▸ Task statement
Below are some entries. Repeat exactly the lines from the one with "rstd * a.gamma[c];" through the one with "const long Q", and only those.

▸ Data records

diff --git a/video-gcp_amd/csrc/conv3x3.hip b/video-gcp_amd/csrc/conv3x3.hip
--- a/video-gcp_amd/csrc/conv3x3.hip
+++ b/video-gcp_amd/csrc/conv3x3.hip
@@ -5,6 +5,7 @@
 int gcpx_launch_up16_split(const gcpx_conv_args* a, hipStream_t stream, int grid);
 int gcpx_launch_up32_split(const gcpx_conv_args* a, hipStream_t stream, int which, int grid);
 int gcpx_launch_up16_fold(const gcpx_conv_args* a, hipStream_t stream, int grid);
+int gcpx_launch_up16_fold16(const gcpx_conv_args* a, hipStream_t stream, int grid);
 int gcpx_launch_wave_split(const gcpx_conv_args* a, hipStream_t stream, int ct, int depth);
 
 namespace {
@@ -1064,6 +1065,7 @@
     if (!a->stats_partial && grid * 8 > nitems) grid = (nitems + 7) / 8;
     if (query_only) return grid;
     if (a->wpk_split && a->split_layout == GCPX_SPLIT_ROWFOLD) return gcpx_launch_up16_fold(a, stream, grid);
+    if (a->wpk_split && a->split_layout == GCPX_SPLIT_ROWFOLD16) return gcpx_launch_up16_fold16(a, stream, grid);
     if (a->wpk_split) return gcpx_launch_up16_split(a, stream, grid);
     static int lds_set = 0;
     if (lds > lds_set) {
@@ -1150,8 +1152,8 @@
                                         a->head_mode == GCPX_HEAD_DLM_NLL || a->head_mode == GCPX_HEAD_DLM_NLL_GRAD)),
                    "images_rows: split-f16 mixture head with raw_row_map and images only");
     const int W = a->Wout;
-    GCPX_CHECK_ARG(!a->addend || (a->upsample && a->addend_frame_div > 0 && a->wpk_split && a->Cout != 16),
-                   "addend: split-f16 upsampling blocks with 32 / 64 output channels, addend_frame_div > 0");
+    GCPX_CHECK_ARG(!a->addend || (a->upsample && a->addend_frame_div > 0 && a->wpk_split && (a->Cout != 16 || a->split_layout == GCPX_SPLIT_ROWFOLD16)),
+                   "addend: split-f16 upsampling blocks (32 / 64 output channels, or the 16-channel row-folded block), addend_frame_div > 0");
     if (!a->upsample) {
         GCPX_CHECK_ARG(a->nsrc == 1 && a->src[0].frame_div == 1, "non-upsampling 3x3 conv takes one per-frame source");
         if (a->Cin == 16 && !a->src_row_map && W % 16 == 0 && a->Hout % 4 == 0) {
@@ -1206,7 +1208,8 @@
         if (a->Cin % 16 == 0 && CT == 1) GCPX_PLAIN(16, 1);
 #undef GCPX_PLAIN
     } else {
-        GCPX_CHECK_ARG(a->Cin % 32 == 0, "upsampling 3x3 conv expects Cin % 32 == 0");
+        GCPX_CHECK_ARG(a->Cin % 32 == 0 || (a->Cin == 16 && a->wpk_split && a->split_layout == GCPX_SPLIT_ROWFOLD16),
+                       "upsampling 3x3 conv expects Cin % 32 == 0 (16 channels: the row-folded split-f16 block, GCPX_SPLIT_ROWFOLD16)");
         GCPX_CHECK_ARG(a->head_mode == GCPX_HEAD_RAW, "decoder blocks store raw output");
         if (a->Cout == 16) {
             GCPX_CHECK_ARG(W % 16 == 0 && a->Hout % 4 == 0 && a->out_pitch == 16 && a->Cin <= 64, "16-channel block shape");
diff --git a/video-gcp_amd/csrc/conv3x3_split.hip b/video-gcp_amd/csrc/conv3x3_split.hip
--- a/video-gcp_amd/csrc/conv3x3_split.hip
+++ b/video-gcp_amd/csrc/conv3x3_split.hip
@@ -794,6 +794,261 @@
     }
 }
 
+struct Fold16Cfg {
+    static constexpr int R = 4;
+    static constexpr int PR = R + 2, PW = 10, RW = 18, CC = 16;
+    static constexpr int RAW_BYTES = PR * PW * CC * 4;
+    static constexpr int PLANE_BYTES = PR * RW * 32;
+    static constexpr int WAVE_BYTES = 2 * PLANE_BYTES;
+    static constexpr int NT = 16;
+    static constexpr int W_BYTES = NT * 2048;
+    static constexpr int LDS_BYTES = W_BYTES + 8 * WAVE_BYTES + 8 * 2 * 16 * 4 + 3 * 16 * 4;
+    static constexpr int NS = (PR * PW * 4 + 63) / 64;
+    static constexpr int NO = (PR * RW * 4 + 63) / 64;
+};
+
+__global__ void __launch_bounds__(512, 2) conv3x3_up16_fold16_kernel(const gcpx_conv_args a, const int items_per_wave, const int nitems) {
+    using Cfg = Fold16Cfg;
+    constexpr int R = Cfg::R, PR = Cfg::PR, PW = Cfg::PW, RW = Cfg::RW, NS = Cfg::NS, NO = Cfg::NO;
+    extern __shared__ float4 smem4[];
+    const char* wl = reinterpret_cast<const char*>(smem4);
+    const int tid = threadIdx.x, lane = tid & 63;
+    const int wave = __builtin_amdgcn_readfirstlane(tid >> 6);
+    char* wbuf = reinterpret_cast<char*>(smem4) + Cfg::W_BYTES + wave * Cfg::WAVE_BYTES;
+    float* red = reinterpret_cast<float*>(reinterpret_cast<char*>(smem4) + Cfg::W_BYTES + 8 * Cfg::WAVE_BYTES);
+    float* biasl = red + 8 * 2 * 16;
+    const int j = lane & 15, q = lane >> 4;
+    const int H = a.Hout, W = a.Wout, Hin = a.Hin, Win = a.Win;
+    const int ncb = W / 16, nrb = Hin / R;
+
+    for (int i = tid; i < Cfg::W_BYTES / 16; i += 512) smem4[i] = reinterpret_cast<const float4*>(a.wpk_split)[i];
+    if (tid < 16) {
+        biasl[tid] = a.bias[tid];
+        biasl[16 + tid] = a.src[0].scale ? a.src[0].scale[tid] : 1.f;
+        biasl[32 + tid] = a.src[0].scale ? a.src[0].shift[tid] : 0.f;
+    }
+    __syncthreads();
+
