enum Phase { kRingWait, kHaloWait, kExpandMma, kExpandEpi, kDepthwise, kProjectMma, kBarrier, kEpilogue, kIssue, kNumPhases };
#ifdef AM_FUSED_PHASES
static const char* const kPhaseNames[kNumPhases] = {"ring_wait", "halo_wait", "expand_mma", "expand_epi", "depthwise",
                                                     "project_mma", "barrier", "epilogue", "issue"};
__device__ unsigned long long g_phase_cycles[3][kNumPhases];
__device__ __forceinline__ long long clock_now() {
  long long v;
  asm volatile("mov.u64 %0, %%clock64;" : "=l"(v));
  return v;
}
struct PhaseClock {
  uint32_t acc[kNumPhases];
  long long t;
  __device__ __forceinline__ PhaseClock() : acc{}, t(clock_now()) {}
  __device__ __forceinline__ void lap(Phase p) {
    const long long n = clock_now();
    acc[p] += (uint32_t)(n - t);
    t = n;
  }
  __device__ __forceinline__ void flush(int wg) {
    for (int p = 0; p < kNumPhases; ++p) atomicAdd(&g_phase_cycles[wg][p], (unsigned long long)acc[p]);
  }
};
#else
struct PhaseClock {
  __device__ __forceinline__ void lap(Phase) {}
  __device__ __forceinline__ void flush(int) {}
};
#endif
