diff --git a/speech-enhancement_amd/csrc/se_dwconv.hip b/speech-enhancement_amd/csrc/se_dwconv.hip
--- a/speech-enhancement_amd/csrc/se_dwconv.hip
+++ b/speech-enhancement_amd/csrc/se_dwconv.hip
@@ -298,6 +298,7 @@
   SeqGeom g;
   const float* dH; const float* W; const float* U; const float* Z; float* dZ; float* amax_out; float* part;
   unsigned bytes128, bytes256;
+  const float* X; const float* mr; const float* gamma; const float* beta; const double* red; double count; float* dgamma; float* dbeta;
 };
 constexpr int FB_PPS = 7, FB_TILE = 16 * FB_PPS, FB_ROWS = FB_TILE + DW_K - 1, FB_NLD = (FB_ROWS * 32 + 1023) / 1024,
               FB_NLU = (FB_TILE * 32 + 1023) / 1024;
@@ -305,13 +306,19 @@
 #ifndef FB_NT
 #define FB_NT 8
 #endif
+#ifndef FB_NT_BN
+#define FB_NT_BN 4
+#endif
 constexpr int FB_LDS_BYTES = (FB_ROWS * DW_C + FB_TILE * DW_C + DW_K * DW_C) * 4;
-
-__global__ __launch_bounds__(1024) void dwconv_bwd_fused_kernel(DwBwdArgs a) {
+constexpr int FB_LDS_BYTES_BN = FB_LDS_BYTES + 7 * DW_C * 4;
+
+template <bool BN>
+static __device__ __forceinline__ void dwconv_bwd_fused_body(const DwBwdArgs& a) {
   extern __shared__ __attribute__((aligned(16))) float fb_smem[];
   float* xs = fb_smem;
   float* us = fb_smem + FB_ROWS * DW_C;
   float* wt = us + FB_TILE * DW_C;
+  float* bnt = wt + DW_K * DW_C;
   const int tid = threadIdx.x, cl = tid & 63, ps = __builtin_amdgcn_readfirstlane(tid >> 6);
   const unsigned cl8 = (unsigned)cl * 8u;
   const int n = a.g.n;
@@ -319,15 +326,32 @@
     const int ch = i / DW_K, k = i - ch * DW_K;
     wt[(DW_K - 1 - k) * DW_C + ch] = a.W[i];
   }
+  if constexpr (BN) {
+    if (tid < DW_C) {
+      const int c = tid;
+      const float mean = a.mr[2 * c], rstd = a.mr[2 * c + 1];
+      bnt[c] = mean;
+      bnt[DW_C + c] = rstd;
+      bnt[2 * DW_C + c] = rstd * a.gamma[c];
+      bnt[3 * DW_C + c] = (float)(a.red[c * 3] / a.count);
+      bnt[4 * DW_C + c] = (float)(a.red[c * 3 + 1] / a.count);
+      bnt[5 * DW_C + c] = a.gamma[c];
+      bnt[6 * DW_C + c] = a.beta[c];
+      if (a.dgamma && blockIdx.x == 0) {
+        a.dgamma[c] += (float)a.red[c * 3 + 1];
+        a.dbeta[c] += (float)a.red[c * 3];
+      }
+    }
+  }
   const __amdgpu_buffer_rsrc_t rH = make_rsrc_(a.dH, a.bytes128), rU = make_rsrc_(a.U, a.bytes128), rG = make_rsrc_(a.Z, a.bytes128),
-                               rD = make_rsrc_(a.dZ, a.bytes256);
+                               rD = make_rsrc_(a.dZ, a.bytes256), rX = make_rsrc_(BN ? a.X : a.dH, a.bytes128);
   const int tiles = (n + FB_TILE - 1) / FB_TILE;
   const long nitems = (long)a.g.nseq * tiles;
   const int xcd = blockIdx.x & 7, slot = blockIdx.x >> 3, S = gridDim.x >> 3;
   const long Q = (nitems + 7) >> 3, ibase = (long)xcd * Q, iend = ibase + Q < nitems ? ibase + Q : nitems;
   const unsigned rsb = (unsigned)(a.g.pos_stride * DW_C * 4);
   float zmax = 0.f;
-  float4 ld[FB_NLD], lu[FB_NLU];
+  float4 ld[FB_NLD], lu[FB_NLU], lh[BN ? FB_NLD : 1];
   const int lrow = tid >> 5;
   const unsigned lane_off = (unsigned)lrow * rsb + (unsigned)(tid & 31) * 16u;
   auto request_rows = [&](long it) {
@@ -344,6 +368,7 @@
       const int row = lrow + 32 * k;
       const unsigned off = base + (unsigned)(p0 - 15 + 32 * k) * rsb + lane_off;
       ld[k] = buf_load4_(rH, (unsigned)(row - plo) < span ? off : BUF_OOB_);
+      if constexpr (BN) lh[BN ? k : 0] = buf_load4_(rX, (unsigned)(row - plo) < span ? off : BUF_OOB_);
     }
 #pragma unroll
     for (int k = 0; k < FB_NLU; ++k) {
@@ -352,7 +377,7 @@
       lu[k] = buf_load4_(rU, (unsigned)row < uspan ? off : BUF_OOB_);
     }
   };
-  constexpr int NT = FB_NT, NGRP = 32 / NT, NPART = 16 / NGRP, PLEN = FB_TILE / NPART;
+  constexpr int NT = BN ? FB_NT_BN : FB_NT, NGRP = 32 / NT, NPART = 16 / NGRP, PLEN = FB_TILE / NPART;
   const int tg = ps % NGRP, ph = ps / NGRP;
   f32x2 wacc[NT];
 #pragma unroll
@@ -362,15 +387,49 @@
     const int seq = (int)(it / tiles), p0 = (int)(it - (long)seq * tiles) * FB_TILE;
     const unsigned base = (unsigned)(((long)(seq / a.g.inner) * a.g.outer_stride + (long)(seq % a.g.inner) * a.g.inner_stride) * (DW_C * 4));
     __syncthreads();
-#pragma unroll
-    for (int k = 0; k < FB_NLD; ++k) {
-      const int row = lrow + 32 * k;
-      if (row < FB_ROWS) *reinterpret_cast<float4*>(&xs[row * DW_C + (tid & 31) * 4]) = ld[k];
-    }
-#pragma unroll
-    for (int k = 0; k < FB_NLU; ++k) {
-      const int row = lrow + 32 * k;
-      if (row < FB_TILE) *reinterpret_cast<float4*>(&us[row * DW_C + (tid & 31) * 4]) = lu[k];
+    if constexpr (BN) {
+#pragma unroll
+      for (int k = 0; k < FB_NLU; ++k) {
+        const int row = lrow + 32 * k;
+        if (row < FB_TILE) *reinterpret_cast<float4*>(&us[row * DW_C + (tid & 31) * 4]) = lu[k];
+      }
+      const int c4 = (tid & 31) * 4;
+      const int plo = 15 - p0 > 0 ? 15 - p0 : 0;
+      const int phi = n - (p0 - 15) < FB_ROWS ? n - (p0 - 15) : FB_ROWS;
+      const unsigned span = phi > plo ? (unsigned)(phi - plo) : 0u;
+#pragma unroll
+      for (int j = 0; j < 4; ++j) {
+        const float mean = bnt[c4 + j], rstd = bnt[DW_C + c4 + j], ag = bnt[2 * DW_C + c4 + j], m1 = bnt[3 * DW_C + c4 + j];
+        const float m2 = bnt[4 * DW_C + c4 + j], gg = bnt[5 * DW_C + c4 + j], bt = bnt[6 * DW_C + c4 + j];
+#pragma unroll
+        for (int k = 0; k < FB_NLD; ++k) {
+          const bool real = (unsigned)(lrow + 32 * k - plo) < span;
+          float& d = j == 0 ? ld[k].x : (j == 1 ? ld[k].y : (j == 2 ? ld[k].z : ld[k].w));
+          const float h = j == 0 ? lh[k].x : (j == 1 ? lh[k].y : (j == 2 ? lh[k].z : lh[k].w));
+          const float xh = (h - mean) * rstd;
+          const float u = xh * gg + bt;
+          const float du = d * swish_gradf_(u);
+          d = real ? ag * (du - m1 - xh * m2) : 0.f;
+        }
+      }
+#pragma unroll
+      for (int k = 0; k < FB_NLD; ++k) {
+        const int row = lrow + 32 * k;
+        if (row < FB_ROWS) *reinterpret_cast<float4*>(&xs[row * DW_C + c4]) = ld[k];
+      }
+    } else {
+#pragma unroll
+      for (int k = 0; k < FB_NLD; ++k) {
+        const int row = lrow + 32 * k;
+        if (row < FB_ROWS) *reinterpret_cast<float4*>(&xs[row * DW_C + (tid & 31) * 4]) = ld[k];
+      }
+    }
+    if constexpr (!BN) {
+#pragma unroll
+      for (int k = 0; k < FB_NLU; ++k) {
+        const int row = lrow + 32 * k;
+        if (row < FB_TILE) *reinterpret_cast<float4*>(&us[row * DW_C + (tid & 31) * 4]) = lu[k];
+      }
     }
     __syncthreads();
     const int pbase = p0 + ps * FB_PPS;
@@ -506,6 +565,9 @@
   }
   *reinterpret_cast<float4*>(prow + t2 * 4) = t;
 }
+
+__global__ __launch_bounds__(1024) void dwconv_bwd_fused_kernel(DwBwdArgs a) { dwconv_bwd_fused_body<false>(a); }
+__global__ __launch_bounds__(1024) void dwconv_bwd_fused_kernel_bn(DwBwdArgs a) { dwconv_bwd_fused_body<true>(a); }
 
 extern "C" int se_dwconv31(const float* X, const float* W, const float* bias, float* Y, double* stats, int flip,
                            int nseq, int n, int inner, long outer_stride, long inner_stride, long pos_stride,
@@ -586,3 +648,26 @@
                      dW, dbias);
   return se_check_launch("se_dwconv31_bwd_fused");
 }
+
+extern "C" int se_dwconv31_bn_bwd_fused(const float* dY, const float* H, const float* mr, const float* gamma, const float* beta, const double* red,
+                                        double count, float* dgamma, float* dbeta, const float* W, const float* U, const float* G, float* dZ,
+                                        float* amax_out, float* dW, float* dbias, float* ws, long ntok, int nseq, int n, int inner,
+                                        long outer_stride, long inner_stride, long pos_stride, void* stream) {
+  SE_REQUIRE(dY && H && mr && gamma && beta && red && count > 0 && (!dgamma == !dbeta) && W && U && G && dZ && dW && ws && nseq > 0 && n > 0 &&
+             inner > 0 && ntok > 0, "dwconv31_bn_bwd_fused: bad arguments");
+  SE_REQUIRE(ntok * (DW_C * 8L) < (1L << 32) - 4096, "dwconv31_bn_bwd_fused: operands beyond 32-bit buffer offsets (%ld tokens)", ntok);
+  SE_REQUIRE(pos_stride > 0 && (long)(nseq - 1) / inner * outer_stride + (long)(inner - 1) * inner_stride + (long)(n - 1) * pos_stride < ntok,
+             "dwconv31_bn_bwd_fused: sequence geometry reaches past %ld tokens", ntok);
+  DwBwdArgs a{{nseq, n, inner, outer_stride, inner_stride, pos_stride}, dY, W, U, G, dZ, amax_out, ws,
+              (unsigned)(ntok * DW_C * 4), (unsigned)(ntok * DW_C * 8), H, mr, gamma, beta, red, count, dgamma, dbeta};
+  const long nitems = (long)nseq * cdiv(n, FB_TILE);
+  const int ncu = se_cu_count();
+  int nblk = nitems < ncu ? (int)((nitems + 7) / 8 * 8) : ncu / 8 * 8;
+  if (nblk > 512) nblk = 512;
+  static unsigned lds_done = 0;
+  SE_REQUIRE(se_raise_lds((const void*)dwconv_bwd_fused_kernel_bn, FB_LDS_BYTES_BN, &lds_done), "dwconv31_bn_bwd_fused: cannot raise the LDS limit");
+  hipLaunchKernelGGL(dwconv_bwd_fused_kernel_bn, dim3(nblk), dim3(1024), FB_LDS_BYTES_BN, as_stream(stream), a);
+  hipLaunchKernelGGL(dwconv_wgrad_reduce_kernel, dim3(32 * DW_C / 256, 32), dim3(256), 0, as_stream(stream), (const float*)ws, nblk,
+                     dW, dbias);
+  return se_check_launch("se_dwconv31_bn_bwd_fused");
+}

▸ Written answer
+      bnt[2 * DW_C + c] = rstd * a.gamma[c];
+      bnt[3 * DW_C + c] = (float)(a.red[c * 3] / a.count);
+      bnt[4 * DW_C + c] = (float)(a.red[c * 3 + 1] / a.count);
+      bnt[5 * DW_C + c] = a.gamma[c];
+      bnt[6 * DW_C + c] = a.beta[c];
+      if (a.dgamma && blockIdx.x == 0) {
+        a.dgamma[c] += (float)a.red[c * 3 + 1];
+        a.dbeta[c] += (float)a.red[c * 3];
+      }
+    }
+  }
   const __amdgpu_buffer_rsrc_t rH = make_rsrc_(a.dH, a.bytes128), rU = make_rsrc_(a.U, a.bytes128), rG = make_rsrc_(a.Z, a.bytes128),
-                               rD = make_rsrc_(a.dZ, a.bytes256);
+                               rD = make_rsrc_(a.dZ, a.bytes256), rX = make_rsrc_(BN ? a.X : a.dH, a.bytes128);
   const int tiles = (n + FB_TILE - 1) / FB_TILE;
   const long nitems = (long)a.g.nseq * tiles;
   const int xcd = blockIdx.x & 7, slot = blockIdx.x >> 3, S = gridDim.x >> 3;
   const long Q = (nitems + 7) >> 3, ibase = (long)xcd * Q, iend = ibase + Q < nitems ? ibase + Q : nitems;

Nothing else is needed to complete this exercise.